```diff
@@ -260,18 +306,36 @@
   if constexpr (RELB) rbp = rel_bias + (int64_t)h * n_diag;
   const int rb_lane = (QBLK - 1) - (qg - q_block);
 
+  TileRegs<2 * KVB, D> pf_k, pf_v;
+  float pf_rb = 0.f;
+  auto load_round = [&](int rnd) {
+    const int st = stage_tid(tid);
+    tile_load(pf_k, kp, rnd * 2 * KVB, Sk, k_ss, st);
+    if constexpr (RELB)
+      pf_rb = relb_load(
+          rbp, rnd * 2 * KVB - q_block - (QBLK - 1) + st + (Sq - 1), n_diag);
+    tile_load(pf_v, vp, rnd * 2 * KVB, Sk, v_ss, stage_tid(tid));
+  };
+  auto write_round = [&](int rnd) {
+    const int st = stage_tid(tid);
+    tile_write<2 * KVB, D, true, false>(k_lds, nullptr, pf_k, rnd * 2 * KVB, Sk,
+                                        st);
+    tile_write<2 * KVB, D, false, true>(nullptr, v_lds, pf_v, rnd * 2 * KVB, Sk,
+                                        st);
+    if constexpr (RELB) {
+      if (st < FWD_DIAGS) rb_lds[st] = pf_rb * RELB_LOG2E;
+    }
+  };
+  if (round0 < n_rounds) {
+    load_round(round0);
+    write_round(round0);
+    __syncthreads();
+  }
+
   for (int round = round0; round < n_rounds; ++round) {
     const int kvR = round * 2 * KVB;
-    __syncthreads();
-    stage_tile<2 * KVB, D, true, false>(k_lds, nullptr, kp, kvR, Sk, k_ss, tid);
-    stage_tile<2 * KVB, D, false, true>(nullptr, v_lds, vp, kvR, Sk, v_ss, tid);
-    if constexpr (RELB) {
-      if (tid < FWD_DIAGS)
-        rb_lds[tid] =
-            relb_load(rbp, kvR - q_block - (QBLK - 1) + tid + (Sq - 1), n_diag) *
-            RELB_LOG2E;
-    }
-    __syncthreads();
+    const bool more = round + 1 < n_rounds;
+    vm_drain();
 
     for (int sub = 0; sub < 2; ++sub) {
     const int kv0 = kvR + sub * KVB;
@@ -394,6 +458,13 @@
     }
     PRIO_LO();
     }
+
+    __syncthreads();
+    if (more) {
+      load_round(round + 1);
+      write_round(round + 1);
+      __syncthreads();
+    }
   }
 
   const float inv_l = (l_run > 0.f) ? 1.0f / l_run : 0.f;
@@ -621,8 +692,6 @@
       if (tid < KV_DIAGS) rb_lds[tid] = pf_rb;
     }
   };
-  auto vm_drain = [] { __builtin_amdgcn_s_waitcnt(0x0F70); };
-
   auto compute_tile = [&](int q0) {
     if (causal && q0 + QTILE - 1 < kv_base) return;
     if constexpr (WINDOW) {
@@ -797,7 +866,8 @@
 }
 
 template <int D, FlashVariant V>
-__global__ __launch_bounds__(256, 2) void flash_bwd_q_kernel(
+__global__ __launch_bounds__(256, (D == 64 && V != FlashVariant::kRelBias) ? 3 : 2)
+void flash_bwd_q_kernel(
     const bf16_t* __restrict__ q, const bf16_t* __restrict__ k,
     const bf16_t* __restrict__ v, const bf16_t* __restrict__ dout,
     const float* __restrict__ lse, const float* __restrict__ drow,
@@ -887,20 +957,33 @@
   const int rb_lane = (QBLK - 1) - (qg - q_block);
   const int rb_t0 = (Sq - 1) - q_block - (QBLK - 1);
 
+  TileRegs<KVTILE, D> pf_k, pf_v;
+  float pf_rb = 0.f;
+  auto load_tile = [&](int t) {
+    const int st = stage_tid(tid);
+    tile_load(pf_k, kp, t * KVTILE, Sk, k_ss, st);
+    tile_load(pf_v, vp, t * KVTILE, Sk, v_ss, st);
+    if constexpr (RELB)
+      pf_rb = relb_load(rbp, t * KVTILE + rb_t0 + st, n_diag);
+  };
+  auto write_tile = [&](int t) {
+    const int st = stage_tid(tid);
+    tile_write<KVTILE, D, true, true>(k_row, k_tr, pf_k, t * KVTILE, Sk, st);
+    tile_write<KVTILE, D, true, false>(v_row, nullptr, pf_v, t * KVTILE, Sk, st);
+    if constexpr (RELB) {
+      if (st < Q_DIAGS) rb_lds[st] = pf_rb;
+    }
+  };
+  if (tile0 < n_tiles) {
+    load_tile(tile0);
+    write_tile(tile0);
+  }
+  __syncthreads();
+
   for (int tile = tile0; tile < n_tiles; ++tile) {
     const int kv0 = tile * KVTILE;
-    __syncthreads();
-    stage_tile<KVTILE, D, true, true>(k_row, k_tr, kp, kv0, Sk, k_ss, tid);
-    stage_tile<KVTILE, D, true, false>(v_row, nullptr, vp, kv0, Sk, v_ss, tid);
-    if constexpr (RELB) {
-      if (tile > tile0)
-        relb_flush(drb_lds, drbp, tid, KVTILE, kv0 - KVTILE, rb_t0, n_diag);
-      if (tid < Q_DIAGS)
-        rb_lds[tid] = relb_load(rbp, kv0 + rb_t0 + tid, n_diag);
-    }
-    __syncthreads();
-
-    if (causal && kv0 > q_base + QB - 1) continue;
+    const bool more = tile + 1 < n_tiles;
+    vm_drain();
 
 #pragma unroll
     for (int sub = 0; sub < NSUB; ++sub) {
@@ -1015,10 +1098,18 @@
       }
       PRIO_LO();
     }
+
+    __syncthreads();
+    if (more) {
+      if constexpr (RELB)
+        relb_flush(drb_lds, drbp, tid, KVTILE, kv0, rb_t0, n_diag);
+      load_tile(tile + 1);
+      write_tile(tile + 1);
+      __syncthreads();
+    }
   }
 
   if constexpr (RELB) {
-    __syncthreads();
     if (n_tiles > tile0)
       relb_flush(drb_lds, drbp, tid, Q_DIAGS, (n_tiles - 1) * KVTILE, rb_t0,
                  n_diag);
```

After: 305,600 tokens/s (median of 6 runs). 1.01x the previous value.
---
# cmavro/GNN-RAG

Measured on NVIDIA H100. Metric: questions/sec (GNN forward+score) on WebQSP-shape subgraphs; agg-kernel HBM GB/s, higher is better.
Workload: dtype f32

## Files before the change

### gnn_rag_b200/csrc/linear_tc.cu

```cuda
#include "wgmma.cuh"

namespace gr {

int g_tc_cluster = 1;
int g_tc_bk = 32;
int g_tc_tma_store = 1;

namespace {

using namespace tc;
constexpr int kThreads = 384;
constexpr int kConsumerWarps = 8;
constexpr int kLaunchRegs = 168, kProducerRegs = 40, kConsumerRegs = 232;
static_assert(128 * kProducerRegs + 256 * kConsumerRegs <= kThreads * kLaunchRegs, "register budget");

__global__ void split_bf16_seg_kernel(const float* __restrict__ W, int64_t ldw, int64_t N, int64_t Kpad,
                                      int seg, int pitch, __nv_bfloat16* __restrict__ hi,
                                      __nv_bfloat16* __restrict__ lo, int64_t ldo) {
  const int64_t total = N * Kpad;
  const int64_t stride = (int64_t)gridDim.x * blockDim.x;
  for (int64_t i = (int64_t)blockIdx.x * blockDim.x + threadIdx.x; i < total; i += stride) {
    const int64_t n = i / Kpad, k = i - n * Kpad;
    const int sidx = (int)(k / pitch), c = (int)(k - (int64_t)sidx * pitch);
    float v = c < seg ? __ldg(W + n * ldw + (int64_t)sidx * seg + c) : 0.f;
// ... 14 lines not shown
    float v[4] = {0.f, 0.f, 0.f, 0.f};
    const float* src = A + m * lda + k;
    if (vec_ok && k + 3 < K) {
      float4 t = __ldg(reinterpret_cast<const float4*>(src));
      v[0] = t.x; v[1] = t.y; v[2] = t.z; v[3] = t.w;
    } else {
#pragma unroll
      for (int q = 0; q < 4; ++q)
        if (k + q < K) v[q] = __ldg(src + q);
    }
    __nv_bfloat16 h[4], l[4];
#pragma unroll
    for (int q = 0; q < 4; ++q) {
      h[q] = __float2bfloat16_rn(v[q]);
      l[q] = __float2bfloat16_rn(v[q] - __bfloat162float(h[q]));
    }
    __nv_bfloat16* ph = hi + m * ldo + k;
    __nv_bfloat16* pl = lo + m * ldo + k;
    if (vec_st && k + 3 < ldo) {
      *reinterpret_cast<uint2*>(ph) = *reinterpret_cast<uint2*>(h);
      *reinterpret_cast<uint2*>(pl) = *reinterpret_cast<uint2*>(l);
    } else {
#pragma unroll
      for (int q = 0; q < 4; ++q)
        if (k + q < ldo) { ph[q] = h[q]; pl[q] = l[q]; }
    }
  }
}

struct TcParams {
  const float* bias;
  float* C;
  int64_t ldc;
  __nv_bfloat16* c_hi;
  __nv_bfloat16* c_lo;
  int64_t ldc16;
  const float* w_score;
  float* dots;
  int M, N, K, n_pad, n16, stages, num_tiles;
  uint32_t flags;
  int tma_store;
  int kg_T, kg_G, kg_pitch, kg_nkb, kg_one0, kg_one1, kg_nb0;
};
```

**TASK TO CARRY OUT**
Your answer should consist of the lines from the listing that hold the word "kLaunchRegs".

**RESPONSE FOR THIS EXERCISE**
constexpr int kLaunchRegs = 168, kProducerRegs = 40, kConsumerRegs = 232;
static_assert(128 * kProducerRegs + 256 * kConsumerRegs <= kThreads * kLaunchRegs, "register budget");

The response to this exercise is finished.